I try not to paranoid about this stuff; I used to be scared to wear the same shoes to the county fair. :roll: I try an deb realistic and I want to get over my fear so I can show next year.


----------



## toth boer goats (Jul 20, 2008)

I agree... a bath will fix the worry.... :thumb:


----------



## use2bwilson (Aug 4, 2011)

i've recently adopted an akbash dog through a rescue and he seems to be doing a great job - no bad habits. He's my first LGD since I'm also new to owning goats. He loves the goats and the goats are also very comfortable around from him. He's such a mellow boy they sensed his energy immediately and liked him from the start (unlike our border collie foster that is a bit more intense).
Our akbash dog is definitely out guarding our yard all night and very serious about his job. Our small 2-acre farm is on the out skirts of our little town and although we have neighbors near our house on the front of the property, the back of our property borders 100's of acres of open space and we definitely have lots of coyotes back there. I hear them right behind our back property every night. Our akbash hangs out at the back fence line all night - guarding and barking. 
I think you actually can get very lucky with some LGD rescue dogs. Many working dogs end up in high-kill shelters as strays off of huge ranches in wyoming, montana and utah. The rescue was pretty sure which ranch in WY our akbash was off of and it sure seems like he knows his business and it is in his blood.
He is a great dog on all levels - great with kids and even other dogs. He's super mellow and everyone who meets him loves him! We definitly got very lucky but since I'm very active in dog rescue, I have met a number of great akbash dogs that are available.
Rescue is a good option but you need to be willing to shop around for the right dog. The one great thing about rescue (other than saving a dog) is as an adult dog you really get zero surprises. With a puppy ... even with the best training, there are no guarantees if the dog will be good with kids or what habits they might develop despite your best efforts.
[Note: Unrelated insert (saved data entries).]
static void fill_pass_args(const fhe_ctx* c, const NttPass& p, const uint64_t* xin, uint64_t* xout, const LimbSel& sel, uint32_t nLimbs,
                           uint32_t batch, const NttOpts& o, NttPassArgs& a) {
    a.outStride = o.dst.stride;
    a.outFirst  = o.dst.first;
    a.inStride  = o.src.stride;
    a.inFirst   = o.src.first;
    a.inDelta   = o.srcDelta;
    a.xin       = xin;
    a.x         = xout;
    a.tw        = p.inverse ? c->d_twInv : c->d_tw;
    a.twRow     = p.inverse ? c->d_twRowInv : c->d_twRow;
    a.q         = c->d_q;
    a.red       = c->d_red;
    a.fin       = c->d_fin;
    a.logN      = c->logN;
    a.T         = p.T;
    a.nLimbs    = nLimbs;
    a.rows      = batch * nLimbs;
    a.batch     = batch;
    a.nSteps = a.canonLevels = 0;
    a.canonStep              = o.canonOut ? 0u : 0xffffffffu;
    for (NttStep& st : a.steps)
        st = NttStep{0, 0, -1, 0, 0, 0, 0, 0};
    a.sel = sel;
    const uint32_t tilesPerRow = c->N >= (uint32_t)kTile ? (c->N >> kTileLog) : 1u;
    a.xcdSwizzle = (c->N >= (uint32_t)kTile && ((nLimbs * tilesPerRow) % 8u == 0)) ? 1u : 0u;
    static const NttEpilogue noEpi;
    const NttEpilogue& e = o.epi && o.epi->mode ? *o.epi : noEpi;
    a.epiMode = e.mode, a.epiSplit = e.split, a.epiAStride = e.aStride, a.epiAFirst = e.aFirst;
    a.epiA = e.A, a.epiC = e.C, a.epiOut0 = e.out0, a.epiOut1 = e.out1, a.epiADelta = e.aDelta;
    a.proMode = o.proSrcLimb ? (o.proRows ? 3 : o.proC ? 2 : 1) : 0, a.proSrcLimb = o.proSrcLimb ? *o.proSrcLimb : 0;
    a.proC = o.proSrcLimb ? o.proC : nullptr;
    a.proRows = o.proSrcLimb ? o.proRows : 0;
    for (uint32_t k = 0; k < 4; ++k)
        a.proSrcLimbs[k] = k < a.proRows ? o.proSrcLimb[k] : 0;
}
static NttPassArgs split_head(NttPassArgs& a, uint32_t n) {
    NttPassArgs h = a;
    h.batch       = n;
    h.rows        = n * a.nLimbs;
    a.xin += a.inDelta ? (int64_t)n * a.inDelta : (int64_t)(((uint64_t)n * (a.inStride ? a.inStride : a.nLimbs)) << a.logN);
    a.x += ((uint64_t)n * (a.outStride ? a.outStride : a.nLimbs)) << a.logN;
    a.batch -= n;
    a.rows = a.batch * a.nLimbs;
    return h;
}
static fhe_status launch_pass(const fhe_ctx* c, const NttPass& p, const uint64_t* xin, uint64_t* xout, const LimbSel& sel, uint32_t nLimbs,
                              uint32_t batch, void* stream, const NttOpts& o = NttOpts(), uint32_t handP = 0) {
    NttPassArgs a;
    fill_pass_args(c, p, xin, xout, sel, nLimbs, batch, o, a);
    enum { Small, Static, Epilogue, Prologue, Row8 } rest = c->logN < (uint32_t)kTileLog ? Small : Static;
    uint32_t headP = 0;
    if (o.srcDelta && rest == Small)
        return fail(FHE_ERR_UNSUPPORTED, "ntt: separately allocated towers need a ring of at least 4096");
    if (o.proSrcLimb) {
        rest = Prologue;
        if (!static_prologue_instance(p, nullptr, nullptr))
            return fail(FHE_ERR_UNSUPPORTED, "ntt: no prologue kernel for this pass shape");
    }
    else if (a.epiMode) {
        rest = Epilogue;
        if (!static_epilogue_instance(p, nullptr, nullptr))
            return fail(FHE_ERR_UNSUPPORTED, "ntt: no epilogue kernel for this pass shape");
    }
    else if (rest != Small) {
        const uint32_t P = p.kind == NttPass::Row ? row8_batch_for(p.T) : 1u;
        if (handP && !(batch >= handP && (p.layoutA() ? static_handover_instance(p, nullptr, nullptr)
                                                      : P == handP && row8_batched_instance(p, P, true, nullptr, nullptr))))
            return fail(FHE_ERR_UNSUPPORTED, "ntt: no hand-over kernel for this pass shape");
        if (handP && p.layoutA())
            headP = handP;
        else if (P > 1 && batch >= P && row8_batched_instance(p, P, handP != 0, nullptr, nullptr))
            headP = P;
        if (p.kind == NttPass::Row && row8_for(p.T) && row8_instance(p, nullptr, nullptr))
            rest = Row8;
        else if (!static_instance(p, nullptr, nullptr))
            return fail(FHE_ERR_UNSUPPORTED, "ntt: no kernel instance for this pass shape");
    }
    if (headP) {
        NttPassArgs h = split_head(a, batch / headP * headP);
        if (p.layoutA())
            static_handover_instance(p, &h, stream);
        else
            h = row8_args(h, headP), row8_batched_instance(p, headP, handP != 0, &h, stream);
    }
    if (a.batch)
        switch (rest) {
            case Static: static_instance(p, &a, stream); break;
            case Epilogue: static_epilogue_instance(p, &a, stream); break;
            case Prologue: static_prologue_instance(p, &a, stream); break;
            case Row8: a = row8_args(a, 1), row8_instance(p, &a, stream); break;
            case Small: launch_small(p, o.canonOut, a, stream); break;
        }
    LAUNCH_CHECK();
    return FHE_OK;
}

With an adult rescue dog that has been fostered in someone's home, you know exactly what you are getting. If it's got bad habits ... move on to another dog ... it is worth looking into perhaps.


----------



## KW Farms (Jun 21, 2008)

Agreed, give him a really good bath. I personally would use dawn soap...it's safe and should clean anything on him. It shouldn't be used on a regular basis though.


----------



## WhisperingWillowNDG (Jul 20, 2011)

:thumb: 
thanks a bunch all!!


----------